前特首董建华所称赞的与港人同呼同吸同唱同和同喜同悲的“香港的女儿”,香港娱乐圈的大姐大,以名声、成就和贡献以及个人魅力而言,也没比张国荣差在何处,而梅艳芳的励志精神,相对张国荣颓废自毁的情结,更是值得人赞扬的品质,她在癌症的最后关头完成八场演唱会,坚守不弃场的诺言,白色婚纱的最后华丽一瞥,亦可用传奇来定义。但在过去的十年,阿梅虽被看做和哥哥一般的地位,但在实际中,她远远没得到哥哥那么多的宠爱和由衷的缅怀。
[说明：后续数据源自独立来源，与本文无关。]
__global__ void __launch_bounds__(256) sw_window_kernel(const float* __restrict__ vol, float* __restrict__ win, int C, int D, int H,
                                                        int W, int rd, int rh, int rw, int z0, int y0, int x0, int64_t total) {
  for (int64_t i = (int64_t)blockIdx.x * 256 + threadIdx.x; i < total; i += (int64_t)gridDim.x * 256) {
    const int x = (int)(i % rw); int64_t r = i / rw;
    const int y = (int)(r % rh); r /= rh;
    const int z = (int)(r % rd); const int c = (int)(r / rd);
    win[i] = vol[(((int64_t)c * D + z0 + z) * H + y0 + y) * W + x0 + x];
  }
}
__global__ void __launch_bounds__(256) sw_accumulate_kernel(const float* __restrict__ pred, float* __restrict__ out,
                                                            float* __restrict__ count, int K, int D, int H, int W, int rd, int rh,
                                                            int rw, int z0, int y0, int x0, int64_t total) {
  for (int64_t i = (int64_t)blockIdx.x * 256 + threadIdx.x; i < total; i += (int64_t)gridDim.x * 256) {
    const int x = (int)(i % rw); int64_t r = i / rw;
    const int y = (int)(r % rh); r /= rh;
    const int z = (int)(r % rd); const int k = (int)(r / rd);
    const int64_t v = ((int64_t)(z0 + z) * H + y0 + y) * W + x0 + x;
    out[(int64_t)k * D * H * W + v] += pred[i];
    if (k == 0) count[v] += 1.f;
  }
}
__global__ void __launch_bounds__(256) sw_normalize_kernel(float* __restrict__ out, const float* __restrict__ count, int64_t V,
                                                           int64_t total) {
  for (int64_t i = (int64_t)blockIdx.x * 256 + threadIdx.x; i < total; i += (int64_t)gridDim.x * 256) out[i] /= count[i % V];
}

}
using namespace micf;

extern "C" int micf_abi_version(void) { return MICF_ABI_VERSION; }

micf::Options& micf::options() {
  static Options o;
  return o;
}

static int* option_slot(const char* name) {
  if (!name) return nullptr;
  Options& o = micf::options();
  const struct { const char* n; int* v; } table[] = {
      {"block_wave", &o.block_wave}, {"block_recompute_h", &o.block_recompute_h}, {"block_debug", &o.block_debug},
      {"sample_tile", &o.sample_tile}, {"sample_e", &o.sample_e}, {"cell_cap", &o.cell_cap},
      {"tile_cap_hits", &o.tile_cap_hits}, {"tile_cap_cell", &o.tile_cap_cell}, {"tile_cap_voxel", &o.tile_cap_voxel}};
  for (const auto& e : table)
    if (!strcmp(name, e.n)) return e.v;
  return nullptr;
}

extern "C" int micf_set_option(const char* name, int value) {
  int* slot = option_slot(name);
  if (!slot) return MICF_EINVAL;
  *slot = value;
  return MICF_OK;
}

extern "C" int micf_get_option(const char* name, int* value) {
  const int* slot = option_slot(name);
  if (!slot || !value) return MICF_EINVAL;
  *value = *slot;
  return MICF_OK;
}

extern "C" const char* micf_strerror(int code) {
  switch (code) {
    case MICF_OK: return "ok";
    case MICF_EINVAL: return "invalid argument (null pointer, bad size or misaligned buffer)";
    case MICF_EUNSUPPORTED: return "shape not supported by the HIP kernels";
    case MICF_ELAUNCH: return "HIP kernel launch failed";
    default: return "unknown micf error code";
  }
}

static int grid_for(int64_t total) { int64_t b = (total + 255) / 256; return (int)(b > 16384 ? 16384 : (b < 1 ? 1 : b)); }

extern "C" int micf_pad3d(const float* src, float* dst, int B, int D, int H, int W, int Dp, int Hp, int Wp, int C,
                          micf_stream_t stream) {
  if (!src || !dst || B <= 0 || D <= 0 || H <= 0 || W <= 0 || C <= 0 || Dp < D || Hp < H || Wp < W) return MICF_EINVAL;
  const int64_t total = (int64_t)B * Dp * Hp * Wp * C;
  hipLaunchKernelGGL(pad3d_kernel, dim3(grid_for(total)), dim3(256), 0, (hipStream_t)stream, src, dst, B, D, H, W, Dp, Hp, Wp, C, total);
  MICF_RETURN_LAUNCH();
}
extern "C" int micf_crop3d(const float* src, float* dst, int B, int D, int H, int W, int Dp, int Hp, int Wp, int C, int accumulate,
                           micf_stream_t stream) {
  if (!src || !dst || B <= 0 || D <= 0 || H <= 0 || W <= 0 || C <= 0 || Dp < D || Hp < H || Wp < W) return MICF_EINVAL;
  const int64_t total = (int64_t)B * D * H * W * C;
  hipLaunchKernelGGL(crop3d_kernel, dim3(grid_for(total)), dim3(256), 0, (hipStream_t)stream, src, dst, B, D, H, W, Dp, Hp, Wp, C,
                     accumulate, total);
  MICF_RETURN_LAUNCH();
}
extern "C" int micf_resize_trilinear_fwd(const float* src, float* dst, int B, int D, int H, int W, int Do, int Ho, int Wo, int C,
                                         micf_stream_t stream) {
  if (!src || !dst || B <= 0 || D <= 0 || H <= 0 || W <= 0 || Do <= 0 || Ho <= 0 || Wo <= 0 || C <= 0) return MICF_EINVAL;
  const int64_t total = (int64_t)B * Do * Ho * Wo * C;
  hipLaunchKernelGGL(resize_kernel<false>, dim3(grid_for(total)), dim3(256), 0, (hipStream_t)stream, src, dst, B, D, H, W, Do, Ho, Wo, C, total);
  MICF_RETURN_LAUNCH();
}
extern "C" int micf_resize_trilinear_bwd(const float* ddst, float* dsrc, int B, int D, int H, int W, int Do, int Ho, int Wo, int C,
                                         micf_stream_t stream) {
  if (!ddst || !dsrc || B <= 0 || D <= 0 || H <= 0 || W <= 0 || Do <= 0 || Ho <= 0 || Wo <= 0 || C <= 0) return MICF_EINVAL;
  hipStream_t s = (hipStream_t)stream;
  if (hipMemsetAsync(dsrc, 0, sizeof(float) * (size_t)B * D * H * W * C, s) != hipSuccess) return MICF_ELAUNCH;
  const int64_t total = (int64_t)B * Do * Ho * Wo * C;
  hipLaunchKernelGGL(resize_kernel<true>, dim3(grid_for(total)), dim3(256), 0, s, ddst, dsrc, B, D, H, W, Do, Ho, Wo, C, total);
  MICF_RETURN_LAUNCH();
}

extern "C" int micf_sw_window(const float* vol, float* win, int C, int D, int H, int W, int rd, int rh, int rw, int z0, int y0,
                              int x0, micf_stream_t stream) {
  if (!vol || !win || C <= 0 || rd <= 0 || rh <= 0 || rw <= 0 || z0 < 0 || y0 < 0 || x0 < 0 || z0 + rd > D || y0 + rh > H ||
      x0 + rw > W)
    return MICF_EINVAL;
  const int64_t total = (int64_t)C * rd * rh * rw;
  hipLaunchKernelGGL(sw_window_kernel, dim3(grid_for(total)), dim3(256), 0, (hipStream_t)stream, vol, win, C, D, H, W, rd, rh, rw, z0,
                     y0, x0, total);
  MICF_RETURN_LAUNCH();
}
extern "C" int micf_sw_accumulate(const float* pred, float* out, float* count, int K, int D, int H, int W, int rd, int rh, int rw,
                                  int z0, int y0, int x0, micf_stream_t stream) {
  if (!pred || !out || !count || K <= 0 || rd <= 0 || rh <= 0 || rw <= 0 || z0 < 0 || y0 < 0 || x0 < 0 || z0 + rd > D ||
      y0 + rh > H || x0 + rw > W)
    return MICF_EINVAL;
  const int64_t total = (int64_t)K * rd * rh * rw;
  hipLaunchKernelGGL(sw_accumulate_kernel, dim3(grid_for(total)), dim3(256), 0, (hipStream_t)stream, pred, out, count, K, D, H, W, rd,
                     rh, rw, z0, y0, x0, total);
  MICF_RETURN_LAUNCH();
}
extern "C" int micf_sw_normalize(float* out, const float* count, int K, int64_t V, micf_stream_t stream) {
  if (!out || !count || K <= 0 || V <= 0) return MICF_EINVAL;
  const int64_t total = (int64_t)K * V;
  hipLaunchKernelGGL(sw_normalize_kernel, dim3(grid_for(total)), dim3(256), 0, (hipStream_t)stream, out, count, V, total);
  MICF_RETURN_LAUNCH();
}

extern "C" int micf_zero(void* p, int64_t bytes, micf_stream_t stream) {
  if (!p || bytes < 0) return MICF_EINVAL;
  if (bytes == 0) return MICF_OK;
  return hipMemsetAsync(p, 0, (size_t)bytes, (hipStream_t)stream) == hipSuccess ? MICF_OK : MICF_ELAUNCH;
}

这种不公,男尊女卑的思维固然存在,先逝后逝的原因同样存在,两个人的离开,相隔太短,媒体对他们的渲染,也已经完全不是一样的力度。倘若是梅艳芳先离开这个世界,两个人的今昔,估计也不会是如此迥异。
而对无数粉丝来说,张国荣的性取向,他的死法,也成功为他博取更多的关注,他去世的日期,更容易被人记忆于心,即使阿梅也是如此,但国人会把愚人节当做纪念日,却未必愿意把元旦的喜庆,再笼上一层忧伤。
但最核心的问题,仍然是彼此的作品,张国荣有无数拿得出手的电影,无一不是香港影坛出类拔萃的杰作,而梅艳芳的电影,除了《胭脂扣》(还是与张国荣合作)之外,出色作品的流传度都不够高,且经常饰演出色的配角,哪怕她在《他日君再来》、《英雄本色3》、《东方三侠》、《川岛芳子》等电影里演绎出香港影坛罕有的女性风流,亦只是角色盖过了电影。反观张国荣,无论《阿飞正传》中的旭仔、《霸王别姬》中的蝶衣还是《春光乍泄》中的何宝荣,都仿佛和角色浑然一体。
除了铁杆歌迷和影迷外,已经很少再有人于忌日怀念梅艳芳,但哥哥却是大众的宠儿,这其中的不公,或许是天意,或许也是无可奈何。